== WORK TASK ==
Search the records for the string "grid", and show each line where it appears.

== DATA FOR PROCESSING ==
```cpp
struct DgradPlan {
  bool bf16 = false;
  bool wino = false;
  bool shift = false;
  double mfma_factor = 3.0;
  struct Slices { int nks_main, nks_x, n_kslice; } s[mv::kMaxGroup];
};
inline bool wino_dgrad_geometry_ok(const mv::ConvLstmArgs& a) {
  return a.W > 0 && 32 % a.W == 0 && a.H >= 2 && a.out0_cols % 64 == 0 && (a.C / 16) % 8 == 0;
}
inline DgradPlan plan_dgrad_group(int mode, const mv::ConvLstmArgs* probs, const bool* has_wdw,
                                  int n) {
  const GateKnobs& k = gate_knobs();
  DgradPlan pl;
  pl.bf16 = mode == 2 && k.bf16_bwd;
  pl.wino = mode == 1 && k.wino && k.wino_dgrad;
  pl.shift = k.conv_shift;
  for (int i = 0; i < n; ++i) {
    pl.wino = pl.wino && wino_dgrad_geometry_ok(probs[i]) && has_wdw[i];
    pl.shift = pl.shift && probs[i].W > 0 && 32 % probs[i].W == 0;
  }
  pl.mfma_factor = pl.wino ? 2.0 : (pl.bf16 ? 1.0 : 3.0);
  for (int i = 0; i < n; ++i) {
    const mv::ConvLstmArgs& a = probs[i];
    DgradPlan::Slices& s = pl.s[i];
    s = DgradPlan::Slices{0, 0, 0};
    if (pl.wino) {
      const int ncm = a.out0_cols / 64;
      int nkm = std::max(1, 8 / ncm);
      while ((a.C / 16) % nkm != 0) nkm /= 2;
      s.nks_main = nkm;
      s.nks_x = (a.out1 && a.out1_cols > 0) ? 8 : 1;
      continue;
    }
    const int nstages = 9 * (a.C / 16) / 3;
    const int ks = k.dgrad_kslices > 0 ? k.dgrad_kslices : (pl.bf16 ? 1 : 4);
    if (pl.bf16)
      MV_REQUIRE(nstages % MV_BF16_UNITS == 0, "internal: bf16 dgrad stage count %d", nstages);
    if (ks > 1 && nstages % (2 * ks) == 0) s.n_kslice = ks;
  }
  return pl;
}

struct WgradPlan {
  bool generic = false;
  bool f16 = false;
  bool one = false;
  bool wino = false;
  bool wide = false;
  bool wide_x = false;
  bool transpose3 = true;
  int map_mode = 0;
  int nsplit = 0;
  int nsplit_x = 0;
  int ntaps = 9;
  long long Mtot = 0, Mrow = 0;
  long long Mtot3 = 0, Mrow3 = 0;
  long long Mgemm = 0;
  double mfma_factor = 1.0;
  size_t partial_elems = 0;
  mv::WgradArgs fp32{};
};
inline WgradPlan plan_wgrad(int mode, int ksize, int R, int H, int W, int Cx, int C) {
  const GateKnobs& k = gate_knobs();
  WgradPlan pl;
  pl.Mtot = (long long)R * H * W;
  pl.Mrow = (pl.Mtot + 63) / 64 * 64;
  pl.Mtot3 = pl.Mtot / 3;
  pl.Mrow3 = (pl.Mtot3 + 63) / 64 * 64;
  pl.Mgemm = pl.Mtot;
  if (ksize != 3) { pl.generic = true; pl.mfma_factor = 0.0; return pl; }
  mv::WgradArgs& wa = pl.fp32;
  wa.R = R; wa.H = H; wa.W = W; wa.Cx = Cx; wa.C = C;
  mv::wgrad_plan(wa, 3072, k.wgrad_splits_set ? &k.wgrad_splits : nullptr);
  pl.nsplit = pl.nsplit_x = wa.nsplit;
  pl.partial_elems = mv::wgrad_partial_elems(wa);
  pl.f16 = mode != 0 && mv::wgrad16_ok(W, C);
  if (!pl.f16) return pl;
  pl.one = mode == 2 && k.bf16_bwd;
  pl.wino = k.wgrad_wino && (k.wgrad_wino_bf16 || !pl.one) && mv::wgrad16_wino3_ok(H);
  pl.transpose3 = k.transpose3;
// ... 16 lines not shown
```

Baseline: 4322 trajectories/sec.

## Restrict class-encoder ConvLSTM steps to the light cone of observed cells

Adds a host-built per-timestep list of Winograd F(3,3) tiles that can differ from a shared background row, derived from each trajectory's observed grid cells dilated by the receptive field over time. The class encoder then computes gates and transforms only for the listed tiles. Unlisted tiles read a shared extra background row that holds the state of an all-background input. This skips encoder work on grid regions that have not yet been reached by any observation. In exchange it adds one extra row to the state buffers, host-side cone construction and upload per batch, and geometry restrictions (W=32, H divisible by 3, wino3 path only).

```diff
diff --git a/include/multiverse_hip.h b/include/multiverse_hip.h
--- a/include/multiverse_hip.h
+++ b/include/multiverse_hip.h
@@ -246,6 +246,9 @@
                        float top_p, int32_t floor, int32_t* ids, float* lp, float* qlp,
                        uint8_t* keep );
 
+int  mv_enc_cone_build(const int32_t* labels, int32_t N, int32_t T, int32_t H, int32_t W,
+                       int32_t r0, int32_t* lists, int64_t* cells);
+
 int  mv_op_convlstm_bwd(int device, const float* x, const float* c, const float* h,
                         const float* kernel, const float* biases,
                         const float* dh_new, const float* dc_new, int32_t M,
diff --git a/multiverse_amd/_lib.py b/multiverse_amd/_lib.py
--- a/multiverse_amd/_lib.py
+++ b/multiverse_amd/_lib.py
@@ -40,6 +40,7 @@
     "mv_download_scores", "mv_time_score_resident",
     "mv_set_sampling_mode", "mv_download_beam_gumbels", "mv_op_sbs_step",
     "mv_set_sampling_truncation", "mv_download_beam_proposal_logprobs", "mv_op_sample_step",
+    "mv_enc_cone_build",
 ]
 
 
@@ -220,6 +221,8 @@
   lib.mv_op_sample_step.argtypes = [C.c_int, _fp, C.c_int32, C.c_int32, C.c_int32, C.c_int32,
                                     C.c_float, C.c_uint32, C.c_int32, C.c_float, C.c_int32,
                                     _ip, _fp, _fp, _u8p]
+  if hasattr(lib, "mv_enc_cone_build"):
+    lib.mv_enc_cone_build.argtypes = [_ip] + [C.c_int32] * 5 + [_ip, C.POINTER(C.c_int64)]
   lib.mv_op_sbs_step.argtypes = [C.c_int, _fp, _fp, _fp, _fp, C.c_int32, C.c_int32, C.c_int32,
                                  C.c_int32, C.c_float, C.c_uint32, _fp, _fp, _fp, _ip, _ip]
   lib.mv_score_futures.argtypes = [h, C.POINTER(mv_inputs), C.POINTER(mv_score_futures_in),
@@ -1157,6 +1160,22 @@
   return phi, lp, g, ids, parents
 
 
+def enc_cone_build(labels, H, W, r0=1):
+  lib = load()
+  labels = np.ascontiguousarray(labels, dtype=np.int32)
+  N, T = labels.shape
+  ip = lambda a: a.ctypes.data_as(_ip)
+  ntile = lib.mv_enc_cone_build(None, N, T, int(H), int(W), int(r0), None, None)
+  if ntile < 0:
+    raise MvError("mv_enc_cone_build: bad arguments")
+  lists = np.zeros((T, 4 + 2 * ntile), np.int32)
+  cells = np.zeros((T,), np.int64)
+  if lib.mv_enc_cone_build(ip(labels), N, T, int(H), int(W), int(r0), ip(lists),
+                           cells.ctypes.data_as(C.POINTER(C.c_int64))) < 0:
+    raise MvError("mv_enc_cone_build: a label is not a cell of the %d x %d grid" % (H, W))
+  return lists, cells, int(ntile)
+
+
 def op_sample_step(logits, S, t, temperature=1.0, seed=0, top_k=0, top_p=1.0, floor=1, device=0):
   lib = load()
   logits = f32(logits)
diff --git a/multiverse_amd/csrc/convlstm_mfma.h b/multiverse_amd/csrc/convlstm_mfma.h
--- a/multiverse_amd/csrc/convlstm_mfma.h
+++ b/multiverse_amd/csrc/convlstm_mfma.h
@@ -47,6 +47,10 @@
   const int32_t* sx_hot;
   const uint32_t* sx_cellyx;
   int32_t sx_hot_stride, sx_hot_div, sx_rad, sx_by_class;
+  const int32_t* cone_list;
+  const int32_t* cone_prev;
+  int32_t cone_on;
+  int32_t cone_cells;
 };
 
 struct ConvLstmGroup {
diff --git a/multiverse_amd/csrc/convlstm_wino3.h b/multiverse_amd/csrc/convlstm_wino3.h
--- a/multiverse_amd/csrc/convlstm_wino3.h
+++ b/multiverse_amd/csrc/convlstm_wino3.h
@@ -88,6 +88,9 @@
   _Float16* out;
   const int32_t* src_row;
   int32_t rows, H, W, Cc;
+  const int32_t* cone_list;
+  const int32_t* cone_prev;
+  int32_t cone_cells;
 };
 constexpr int kW3TrGroup = 8;
 struct Wn3TransformGroup {
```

== RESULT FOR THIS TASK ==
Adds a host-built per-timestep list of Winograd F(3,3) tiles that can differ from a shared background row, derived from each trajectory's observed grid cells dilated by the receptive field over time. The class encoder then computes gates and transforms only for the listed tiles. Unlisted tiles read a shared extra background row that holds the state of an all-background input. This skips encoder work on grid regions that have not yet been reached by any observation. In exchange it adds one extra row to the state buffers, host-side cone construction and upload per batch, and geometry restrictions (W=32, H divisible by 3, wino3 path only).
+    raise MvError("mv_enc_cone_build: a label is not a cell of the %d x %d grid" % (H, W))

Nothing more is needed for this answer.